Right you are @ptrcao! I've just updated it. –  Shaun Ault Dec 6 '11 at 21:52

The intuitive way of thinking about integration is all about summing differentials, and the notation that is taught to everyone nowadays translates this intuition into notation, even though it is not rigor.

The reason for this is that when you learn integration for the first time, one usually learns Riemann integration because it handles most of the function a beginner in mathematics needs to integrate, plus it allows one to justify the study of sums and series, derivatives and such in a manner that is user-friendly (up to some point). I believe that one who wishes to get to rigor needs to go through this phase at some point and then go to rigor in more advanced courses, it's his baby steps.

Now the reason why I'm saying this is because it is true that one should consider $u$ and $v'$ instead of $u$ and $dv$ when applying the integration by parts formula, if we stick to the theorems that say that those things work.
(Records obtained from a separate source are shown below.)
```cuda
int cn_internal_gemm_tc_ex(const float* dA, const float* dW, const float* dbias, float* dC, int M, int N, int K, int act,
                           int bn, const int* m_ptr, const int* m0_ptr, int a_col0, int a_pitch, __half* out_hi,
                           __half* out_lo, int ldh, int act_lo, int act_hi) {
  if (a_pitch == 0) a_pitch = K;
  if ((bn != 256 && bn != 64) || M <= 0 || N <= 0 || K <= 0 || N % bn || K % TC_BK || a_col0 < 0 ||
      a_col0 + K > a_pitch || a_col0 % 8 || a_pitch % 8 || (!dC && !out_hi) || (!out_hi != !out_lo) ||
      (out_hi && ldh < N))
    return cn_set_error("cn_internal_gemm_tc_ex: need bn in {64,256}, M, N, K > 0, N %% bn == 0, K %% 64 == 0, "
                        "a_col0 + K <= a_pitch (both multiples of 8), an output and ldh >= N");
  if (bn == 256 && ((dC && !tma_store_ok(dC, (size_t)N * 4)) ||
                    (out_hi && (!tma_store_ok(out_hi, (size_t)ldh * 2) || !tma_store_ok(out_lo, (size_t)ldh * 2)))))
    return cn_set_error("cn_internal_gemm_tc_ex: a BN = 256 output needs a 16-byte-aligned base and a row pitch that is "
                        "a multiple of 16 bytes");
  CnLaunchCtx ctx;
  cudaDeviceGetAttribute(&ctx.num_sms, cudaDevAttrMultiProcessorCount, 0);
  TcMat Af, A, B;
  int rc = tc_alloc(&ctx, Af, M, a_pitch, TC_BM, tc_box_k(bn));
  if (!rc) rc = tc_view(A, Af, a_col0, M, K, TC_BM);
  if (!rc) rc = tc_alloc(&ctx, B, N, K, bn, tc_box_k(bn));
  if (!rc) rc = tc_set_attrs();
  TcOut o = out32(dC, N);
  o.oh = out_hi; o.ol = out_lo; o.ldh = ldh;
  TcStoreMap sc, sh, sl;
  if (bn == 256) {
    if (!rc && dC) rc = make_store_map(&sc, dC, 4, M, N, N);
    if (!rc && out_hi) rc = make_store_map(&sh, out_hi, 2, M, N, ldh);
    if (!rc && out_hi) rc = make_store_map(&sl, out_lo, 2, M, N, ldh);
    o.sc = &sc; o.sh = &sh; o.sl = &sl;
  }
  if (!rc) {
    split16(&ctx, 0, dA, 1.0f, Af.hi, Af.lo, (size_t)M * a_pitch);
    split16(&ctx, 0, dW, 64.0f, B.hi, B.lo, (size_t)N * K);
    gemm_tc(&ctx, 0, A, B, M, N, K, bn, dbias, act, o, m_ptr, act_lo, act_hi > 0 ? act_hi : 1 << 30, m0_ptr);
    cudaError_t err = cudaDeviceSynchronize();
    if (err != cudaSuccess) rc = cn_set_error("cn_internal_gemm_tc_ex: %s", cudaGetErrorString(err));
    else if (ctx.launch_error) rc = 1;
  }
  cn_launch_free(&ctx);
  return rc;
}
int cn_internal_gemm_tc(const float* dA, const float* dW, const float* dbias, float* dC, int M, int N, int K, int act,
                        int bn) {
  return cn_internal_gemm_tc_ex(dA, dW, dbias, dC, M, N, K, act, bn, nullptr, nullptr, 0, 0, nullptr, nullptr, 0, 0, 0);
}

#ifdef CN_GEMM_TRACE
int cn_internal_gemm_trace(unsigned long long* dtrace, int cap) {
  g_tc_trace = dtrace; g_tc_trace_cap = dtrace ? cap : 0;
  return 0;
}
#endif

}
```

### crowdnav_prediction_attngraph_b200/csrc/cn_gemm_tc.cuh

```cuda
#pragma once
#include <cuda.h>
#include <cuda_fp16.h>
#include <cuda_runtime.h>
#include <stdint.h>

#include "cn_launch.cuh"

#define TC_BM 128
#define TC_BK 64
#define TC_CONSUMER_WARPS 8
#define TC_THREADS (128 + 32 * TC_CONSUMER_WARPS)

template <int BN>
struct TcCfg {
  static constexpr int kBK = (BN >= 256) ? 32 : TC_BK;
  static constexpr int kSwizzle = 2 * kBK;
  static constexpr int kStages = 4;
  static constexpr int kATile = TC_BM * kBK * 2;
  static constexpr int kBTile = BN * kBK * 2;
  static constexpr int kStageBytes = 2 * kATile + 2 * kBTile;
  static constexpr int kStoreBoxes = (BN >= 256) ? 2 : 0;
  static constexpr int kBoxBytes = 64 * 128;
  static constexpr int kStagingBytes = 2 * kStoreBoxes * kBoxBytes;
  static constexpr int kSmemBytes = kStages * kStageBytes + kStagingBytes + 256  + 1024 ;
};

struct TcEpilogue {
  const float* bias;
  float inv_scale;
  int act;
  int act_lo, act_hi;
  float* c32;
  int ldc;
  __half* out_hi;
  __half* out_lo;
  int ldh;
  const int* m_ptr;
  int dbg_nostore;
  const int* m0_ptr;
  const float* inv_scale_a;
  const float* inv_scale_b;
  int ksplit;
  const float* gru_h;
  const float* gru_mask;
  int gru_group, gru_pitch, gru_off;
#ifdef CN_GEMM_TRACE
  unsigned long long* trace;
  int trace_cap;
#endif
};
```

But if one thinks of $dv$ as a differential, what you're doing by considering the integration by parts formula is that you are switching the roles of the differentials and the height function in a tricky manner (the trick is just the expansion of (uv)'), hence it makes more sense to say that 'this height function becomes this differential, and this differential becomes this height' in the intuitive sense, i.e. you're not thinking about what happens analytically (derivatives are integrated and functions are integrated), but more of what happens geometrically. In the end it's just about a choice of notation, and for pedagogic reasons we stick to differentials.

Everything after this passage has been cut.